Thanks Connecting Country for this timely reminder! It’s easy to see the Muckleford Forest as  a poor cousin – coppiced trees, degraded by past activities and a bit sad. But it is  beautiful and biodiverse too.



Counting birds in our Muckleford Forest backyard!

At last some fun on this blog! Head out for a walk to find and help record our birds.

[Image: Feamle Rufous Whistler feeding – Fir0002/Flagstaffotos – http://commons.wikimedia.org%5D

The “Aussie Backyard Bird Count” is a BirdLife Australia and Birds in Backyards project.

The Muckleford Forest is our backyard – so if you’ve got 20 minutes and live close by or are walking there – look, listen and send in your bird list. The count runs from 20-26 October – so it has already started.

You can do as many 20 minutes counts as you want to, from each of your favourite locations.
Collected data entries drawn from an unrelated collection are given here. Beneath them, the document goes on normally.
+        ksc_q8_row<NP>(xd, w);
+        unsigned* xo = static_cast<unsigned*>(O.xs) + i * (NW + 1);
+        const unsigned cw = __float_as_uint(ksc_round_up(cur));
+        unsigned row[NW + 1];
+#pragma unroll
+        for (int j = 0; j < NW; ++j) row[j] = w[j];
+        row[NW] = cw;
+        if (((NW + 1) & 3) == 0) {
+#pragma unroll
+            for (int j = 0; j < (NW + 1) / 4; ++j) reinterpret_cast<uint4*>(xo)[j] = make_uint4(row[4 * j], row[4 * j + 1], row[4 * j + 2], row[4 * j + 3]);
+        } else {
+#pragma unroll
+            for (int j = 0; j < NW + 1; ++j) xo[j] = row[j];
+        }
+        ksc_track_max(gloc, rloc, n2, r2);
+    }
+    rv[tid] = bv;
+    ri[tid] = bi;
+    __syncthreads();
+    for (int s = DT / 2; s > 0; s >>= 1) {
+        if (tid < s) {
+            const long long oi = ri[tid + s];
+            if (oi >= 0 && (ri[tid] < 0 || kc_better(rv[tid + s], oi, rv[tid], ri[tid]))) {
+                rv[tid] = rv[tid + s];
+                ri[tid] = oi;
+            }
+        }
+        __syncthreads();
+    }
+    if (tid == 0) {
+        KcPartial q;
+        q.v = rv[0];
+        q.i = ri[0];
+        P.next[blockIdx.x] = q;
+    }
+    __syncthreads();
+    ksc_reduce_max(gloc, rloc, rv, reinterpret_cast<double*>(ri), O.gmax2);
+}
+
 struct WideArgs;
 template <typename T, int M, int MODE, int NC>
 __device__ __forceinline__ void wide_group_end(const WideArgs& A, double (&a)[NC], double (&b)[NC], long long i,
diff --git a/msmbuilder_amd/csrc/distance_kscopy_dev.h b/msmbuilder_amd/csrc/distance_kscopy_dev.h
--- /dev/null
+++ b/msmbuilder_amd/csrc/distance_kscopy_dev.h
@@ -0,0 +1,85 @@
+#pragma once
+#include "common.h"
+#include "distance_dev.h"
+
+namespace msm {
+
+__device__ __forceinline__ float ksc_round_up(double c)
+{
+    float f = (float)c;
+    if ((double)f < c) f = __uint_as_float(__float_as_uint(f) + 1u);
+    return f;
+}
+
+constexpr int ksc_words(int np, int fmt) { return fmt == 0 ? 2 * np : fmt == 1 ? np : (2 * np + 2 + 3) / 4; }
+__device__ __forceinline__ unsigned ksc_bf16_up(float f)
+{
+    return (__float_as_uint(f) + 0xffffu) >> 16;
+}
+
+struct KscCopyOut {
+    void* xs;
+    unsigned long long* gmax2;
+    const double* c0;
+};
+
+template <int NP>
+__device__ __forceinline__ void ksc_q8_row(const double (&xd)[2 * NP], unsigned (&w)[ksc_words(NP, 2)])
+{
+    constexpr int NW = ksc_words(NP, 2);
+    double smax = 0.0;
+    bool bad = false;
+#pragma unroll
+    for (int f = 0; f < 2 * NP; ++f) {
+        const double a = fabs(xd[f]);
+        bad = bad || !(a == a);
+        smax = a > smax ? a : smax;
+    }
+    unsigned sbits = 0;
+    if (bad || !(smax < 1e37) || (smax > 0.0 && smax < 1e-30)) {
+        sbits = 0x7fc0u;
+    } else if (smax > 0.0) {
+        sbits = ksc_bf16_up((float)(smax * (1.0000002 / 127.0)));
+    }
+    const double sfd = (double)__uint_as_float(sbits << 16);
+#pragma unroll
+    for (int j = 0; j < NW; ++j) w[j] = 0u;
+#pragma unroll
+    for (int f = 0; f < 2 * NP; ++f) {
+        int qi = 0;
+        if (sbits != 0 && sbits != 0x7fc0u) {
+            const double t = rint(xd[f] / sfd);
+            qi = (int)(t > 127.0 ? 127.0 : t < -127.0 ? -127.0 : t);
+        }
+        w[f >> 2] |= ((unsigned)qi & 0xffu) << (8 * (f & 3));
+    }
+    w[(2 * NP) >> 2] |= sbits << (8 * ((2 * NP) & 3));
+}
+
+__device__ __forceinline__ void ksc_track_max(double& gloc, double& rloc, double n2, double r2)
+{
+    if (gloc == gloc && (n2 > gloc || n2 != n2)) gloc = n2;
+    if (rloc == rloc && (r2 > rloc || r2 != r2)) rloc = r2;
+}
+__device__ __forceinline__ void ksc_reduce_max(double gloc, double rloc, double* rv, double* rw, unsigned long long* gmax2)
+{
+    const int tid = threadIdx.x;
+    const unsigned long long gb = (gloc == gloc) ? (unsigned long long)__double_as_longlong(gloc) : 0x7ff8000000000000ull;
+    const unsigned long long rb = (rloc == rloc) ? (unsigned long long)__double_as_longlong(rloc) : 0x7ff8000000000000ull;
+    rv[tid] = __longlong_as_double((long long)gb);
+    rw[tid] = __longlong_as_double((long long)rb);
+    __syncthreads();
+    for (int k = DT / 2; k > 0; k >>= 1) {
+        if (tid < k) {
+            if ((unsigned long long)__double_as_longlong(rv[tid + k]) > (unsigned long long)__double_as_longlong(rv[tid])) rv[tid] = rv[tid + k];
+            if ((unsigned long long)__double_as_longlong(rw[tid + k]) > (unsigned long long)__double_as_longlong(rw[tid])) rw[tid] = rw[tid + k];
+        }
+        __syncthreads();
+    }
+    if (tid == 0) {
+        atomicMax(gmax2, (unsigned long long)__double_as_longlong(rv[0]));
+        atomicMax(gmax2 + 1, (unsigned long long)__double_as_longlong(rw[0]));
+    }
+}
+
+}
diff --git a/msmbuilder_amd/csrc/distance_screen_dev.h b/msmbuilder_amd/csrc/distance_screen_dev.h
--- a/msmbuilder_amd/csrc/distance_screen_dev.h
+++ b/msmbuilder_amd/csrc/distance_screen_dev.h
@@ -1,6 +1,7 @@
 #pragma once
 #include "common.h"
 #include "distance_dev.h"
+#include "distance_kscopy_dev.h"
 
 namespace msm {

And you can do it on your smartphone or write a list and enter later via your computer. More details below.

Here are the instructions from:

To get involved all you need is 20 minutes, your ‘green patch’ of choice, and some keen eyesight (or binoculars!) [OR your ears if you can recognise birdcalls]. And it doesn’t matter if you’re a novice or an expert! Simply record the birds you know and look up those you don’t on our new Aussie Bird Count smart phone app (available now and its free) or the Bird Count websitehttp://aussiebirdcount.org.au/.

Using the app or the website you can see live statistics and information on how many people are taking part near you and the number of birds and species counted not just across your neighbourhood but the whole of Australia! Not only will you get to know your feathered neighbours, but you’ll be contributing to a vital pool of information from across the nation that will help us see how Australian birds are faring.